6:12 David was told, “The Lord has blessed the family of Obed-Edom and everything he owns because of the ark of God.” So David went and joyfully brought the ark of God from the house of Obed-Edom to the City of David. 6:13 Those who carried the ark of the Lord took six steps and then David sacrificed an ox and a fatling calf. 6:14 Now David, wearing a linen ephod, was dancing with all his strength before the Lord. 6:15 David and all Israel were bringing up the ark of the Lord, shouting and blowing trumpets.
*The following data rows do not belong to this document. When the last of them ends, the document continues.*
bool fuse_dense_ln(const Ctx& c, int M, int N, int K) {
  static const int mode = getenv("IMT_GEMM_LN") ? atoi(getenv("IMT_GEMM_LN")) : -1;
  if (mode == 0 || !imt_gemm_bias_residual_ln_supported(c.dtype, N, K)) return false;
  if (mode == 1) return true;
  return N <= 256 && K <= 1024;
}
int dense_resid_ln(const Ctx& c, const void* x, int64_t ldx, int M, int K, int64_t w_off, int64_t b_off, int N, const void* resid,
                   int64_t g_off, int64_t beta_off, void* pre_ln, void* out, float* mean, float* rstd, float drop_p, uint64_t seed) {
  if (fuse_dense_ln(c, M, N, K))
    return imt_gemm_bias_residual_ln(c.dtype, x, ldx, c.P(w_off), K, b_off >= 0 ? c.P(b_off) : nullptr, resid, N, c.P(g_off), c.P(beta_off),
                                     pre_ln, out, N, mean, rstd, M, N, K, c.m->ln_eps, drop_p, seed, c.st);
  imt_gemm_args a;
  memset(&a, 0, sizeof(a));
  a.dtype = c.dtype; a.layout = IMT_NT; a.M = M; a.N = N; a.K = K;
  a.A = x; a.lda = ldx; a.B = c.P(w_off); a.ldb = K; a.C = pre_ln; a.ldc = N; a.c_dtype = c.dtype;
  a.bias = b_off >= 0 ? c.P(b_off) : nullptr;
  a.resid = resid; a.ldr = N; a.aux_mode = IMT_AUX_NONE; a.split_k = 1; a.alpha = 1.f;
  a.dropout_p = drop_p; a.dropout_seed = seed;
  a.ln_gamma = c.P(g_off); a.ln_beta = c.P(beta_off); a.ln_out = out; a.ld_ln = N; a.ln_mean = mean; a.ln_rstd = rstd;
  a.ln_eps = c.m->ln_eps;
  a.splitk_ws = c.splitk; a.splitk_ws_bytes = c.splitk_bytes;
  return imt_gemm(&a, c.st);
}

struct DeferredDW {
  imt_gemm_args list[8];
  int n = 0;
  void add(const Ctx& c, const void* dy, int64_t lddy, const void* x, int64_t ldx, int M, int N, int K, int64_t w_off, int64_t b_off) {
    imt_gemm_args& a = list[n++];
    memset(&a, 0, sizeof(a));
    a.dtype = c.dtype; a.layout = IMT_TN; a.M = N; a.N = K; a.K = M;
    a.A = dy; a.lda = lddy; a.B = x; a.ldb = ldx; a.C = c.G(w_off); a.ldc = K; a.c_dtype = IMT_F32; a.alpha = 1.f;
    a.split_k = 1; a.accumulate = 1;
    a.a_colsum = b_off >= 0 ? c.G(b_off) : nullptr;
    const int tiles = imt_cdiv(N, 128) * imt_cdiv(K, 128);
    int sk = 1;
    while (sk < 8 && tiles * sk * 2 <= 256 && M / (sk * 2) >= 512) sk *= 2;
    if (M % (c.dtype == IMT_BF16 ? 64 : 32) != 0) { a.split_k = sk; a.accumulate = (sk == 1); }
  }
  int flush(hipStream_t st) {
    const int rc = n ? imt_gemm_grouped_tn(list, n, st) : IMT_OK;
    n = 0;
    return rc;
  }
};

struct SideQueue {
  hipStream_t st = nullptr;
  hipEvent_t ready[MAX_LAYERS], done[MAX_LAYERS];
  bool ok = false;
  bool init() {
    if (st) return ok;
    if (hipStreamCreateWithFlags(&st, hipStreamNonBlocking) != hipSuccess) { st = (hipStream_t)1; return ok = false; }
    for (int i = 0; i < MAX_LAYERS; ++i)
      if (hipEventCreateWithFlags(&ready[i], hipEventDisableTiming) != hipSuccess ||
          hipEventCreateWithFlags(&done[i], hipEventDisableTiming) != hipSuccess) return ok = false;
    return ok = true;
  }
};
SideQueue g_side;

uint64_t site_seed(uint64_t base, int layer, int site) { return base + 0x9E3779B97F4A7C15ull * (uint64_t)(layer * 16 + site + 1); }

struct MaskSet { const uint8_t* key; const uint8_t* query; const uint8_t* m3d; int causal; };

6:16 As the ark of the Lord entered the City of David, Saul’s daughter Michal looked out the window. When she saw King David leaping and dancing before the Lord, she despised him. 6:17 They brought the ark of the Lord and put it in its place in the middle of the tent that David had pitched for it. Then David offered burnt sacrifices and peace offerings before the Lord. 6:18 When David finished offering the burnt sacrifices and peace offerings, he pronounced a blessing over the people in the name of the Lord of hosts. 6:19 He then handed out to each member of the entire assembly of Israel, both men and women, a portion of bread, a date cake, and a raisin cake. Then all the people went home. 6:20 When David went home to pronounce a blessing on his own house, Michal, Saul’s daughter, came out to meet him. She said, “How the king of Israel has distinguished himself this day! He has exposed himself today before his servants’ slave girls the way a vulgar fool might do!”
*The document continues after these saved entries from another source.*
int mvg_conv_dgrad_split_bnapply_bnreduce(const mvg_conv_desc *d, void *dy_sp, const float *dy_sinv, const float *dz, const float *y,
                                          const float *mean, const float *invstd, const float *gamma, const float *un_s1,
                                          const float *un_s2, int64_t rows_per_group, const void *w_crsk_sp, const float *w_sinv,
                                          float *dx, const float *addend, const float *bn_y, const uint8_t *bn_bits,
                                          const float *bn_mean, const float *bn_invstd, const float *relu_scale,
                                          const float *relu_shift, float *partials, float *s1, float *s2, float *dgamma, float *dbeta,
                                          int accumulate, float *mx, const float *bn_gamma, float *dx_dy_sinv, void *stream) {
  MVG_REQUIRE(d && dy_sp && dz && y && mean && invstd && gamma && un_s1 && un_s2 && w_crsk_sp && dx,
              "dgrad_split_bnapply_bnreduce: null argument");
  MVG_REQUIRE(dy_sinv, "dgrad_split_bnapply_bnreduce: dy_sinv (the 2^-k the reduce pass left for this unit's dy) is required");
  MVG_REQUIRE(d->r == 1 && d->s == 1 && d->stride == 1 && d->pad == 0, "dgrad_split_bnapply_bnreduce: 1x1, stride 1, pad 0 only");
  MVG_REQUIRE(d->cin == 64 || d->cin == 128, "dgrad_split_bnapply_bnreduce: cin must be 64 or 128 (one column tile; got %d)", d->cin);
  MVG_REQUIRE(d->cout % 32 == 0 && d->cout <= BNA_MAX_C, "dgrad_split_bnapply_bnreduce: cout must be a multiple of 32, at most %d (got %d)",
              BNA_MAX_C, d->cout);
  MVG_REQUIRE(rows_per_group == (int64_t)d->n * d->ho * d->wo, "dgrad_split_bnapply_bnreduce: rows_per_group is not n * ho * wo");
  const SplitBnApply a = {dz, y, mean, invstd, gamma, un_s1, un_s2, (long long)rows_per_group};
  return dgrad_split_bnreduce_impl("dgrad_split_bnapply_bnreduce", d, dy_sp, dy_sinv, w_crsk_sp, w_sinv, dx, addend, bn_y, bn_bits, bn_mean,
                                   bn_invstd, relu_scale, relu_shift, partials, s1, s2, dgamma, dbeta, accumulate, mx, bn_gamma, dx_dy_sinv, stream, &a);
}

static void wgrad_split_tile(const mvg_conv_desc *d, int &bm, int &bn, bool &incr) {
  incr = (long long)d->ho * d->wo >= 32;
  const int ncols = d->r * d->s * d->cin;
  bm = d->cout >= 128 ? 128 : 64;
  bn = ncols >= 128 ? 128 : 64;
  if (bm == 128 && ncols >= 256 && ncols % 256 == 0) bn = 256;
  else if (ncols % 192 == 0) bn = 192;
}

int mvg_conv_wgrad_splits_split(const mvg_conv_desc *d) {
  if (validate_split(d)) return -1;
  int bm, bn;
  bool incr;
  wgrad_split_tile(d, bm, bn, incr);
  const long long tiles = (long long)ceil_div(d->cout, bm) * ceil_div(d->r * d->s * d->cin, bn);
  return wgrad_split_count(tiles, (long long)d->groups * d->n * d->ho * d->wo, bn == 256 ? 2 : 3, 256);
}

int mvg_conv_wgrad_split_tile(const mvg_conv_desc *d, int32_t *bm, int32_t *bn, int32_t *incremental) {
  if (validate_split(d)) return -1;
  int tm, tn;
  bool incr;
  wgrad_split_tile(d, tm, tn, incr);
  if (bm) *bm = tm;
  if (bn) *bn = tn;
  if (incremental) *incremental = incr ? 1 : 0;
  return 0;
}

static int wgrad_split_impl(const mvg_conv_desc *d, const void *x_sp, const void *dy_sp, const float *dy_sinv, float *dw, float *workspace,
                            int splits, int accumulate, void *stream, int stride_w = -1, int pad_w = -1, const float *x_sinv = nullptr,
                            bool slabs_only = false) {
  if (stride_w < 0 && validate_split(d)) return 2;
  WgradParams p;
  memset(&p, 0, sizeof(p));
  p.x = (const float *)x_sp;
  p.dy = (const float *)dy_sp;
  p.dy_sinv = dy_sinv;
  p.x_sinv = x_sinv;
  if (wgrad_geometry(p, d, SP_BYTES, 16, dw, nullptr, workspace, splits, accumulate, "wgrad_split", stride_w, pad_w)) return 2;
  int bm, bn;
  bool incr;
  wgrad_split_tile(d, bm, bn, incr);
  p.mtiles = ceil_div(d->cout, bm);
  p.ntiles = ceil_div(p.ncols, bn);
  hipStream_t st = (hipStream_t)stream;
  const bool lin = d->r == 1 && d->s == 1 && d->h == 1 && d->w == 1;
  {
    const double flops = 2.0 * (double)p.pixels * d->cout * d->r * d->s * d->cin * (stride_w >= 0 ? 147.0 / 224.0 : 1.0);
    const double bytes = (double)SP_BYTES * ((double)d->groups * d->n * d->h * d->w * d->cin + (double)p.pixels * d->cout) +
                         4.0 * (double)d->cout * d->r * d->s * d->cin;
    ProfScope ps(lin ? MVG_K_LINEAR_WGRAD : MVG_K_CONV_WGRAD, st, flops, bytes);
    MVG_REQUIRE((long long)p.mtiles * p.ntiles * splits < (1LL << 31), "wgrad_split: grid too large");
    dim3 grid(p.mtiles * p.ntiles * splits), block(256);
#define MVG_WGRAD_SPLIT(BM_, BN_)                                                                  \
  do {                                                                                             \
    if (incr) hipLaunchKernelGGL((wgrad_split_kernel<BM_, BN_, true>), grid, block, 0, st, p);     \
    else hipLaunchKernelGGL((wgrad_split_kernel<BM_, BN_, false>), grid, block, 0, st, p);         \
  } while (0)
    if (bm == 128 && bn == 256) MVG_WGRAD_SPLIT(128, 256);
    else if (bm == 128 && bn == 192) MVG_WGRAD_SPLIT(128, 192);
    else if (bm == 64 && bn == 192) MVG_WGRAD_SPLIT(64, 192);
    else if (bm == 128 && bn == 128) MVG_WGRAD_SPLIT(128, 128);
    else if (bm == 64 && bn == 128) MVG_WGRAD_SPLIT(64, 128);
    else if (bm == 128 && bn == 64) MVG_WGRAD_SPLIT(128, 64);
    else MVG_WGRAD_SPLIT(64, 64);
#undef MVG_WGRAD_SPLIT
    if (check_launch("conv_wgrad_split")) return 1;
  }
  return splits > 1 && !slabs_only ? wgrad_reduce_slabs(p, workspace, dw, nullptr, splits, accumulate, st, "wgrad_split") : 0;
}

6:21 David replied to Michal, “It was before the Lord! I was celebrating before the Lord, who chose me over your father and his entire family and appointed me as leader over the Lord’s people Israel. 6:22 I am willing to shame and humiliate myself even more than this! But with the slave girls whom you mentioned let me be distinguished!” 6:23 Now Michal, Saul’s daughter, had no children to the day of her death.

1 Chronicles

13:1 David consulted with his military officers, including those who led groups of a thousand and those who led groups of a hundred. 13:2 David said to the whole Israelite assembly, “If you so desire and the Lord our God approves, let’s spread the word to our brothers who remain in all the regions of Israel, and to the priests and Levites in their cities, so they may join us. 13:3 Let’s move the ark of our God back here, for we did not seek his will throughout Saul’s reign.” 13:4 The whole assembly agreed to do this, for the proposal seemed right to all the people. 13:5 So David assembled all Israel from the Shihor River in Egypt to Lebo Hamath, to bring the ark of God from Kiriath Jearim. 13:6 David and all Israel went up to Baalah (that is, Kiriath Jearim) in Judah to bring up from there the ark of God the Lord, who sits enthroned between the cherubim – the ark that is called by his name.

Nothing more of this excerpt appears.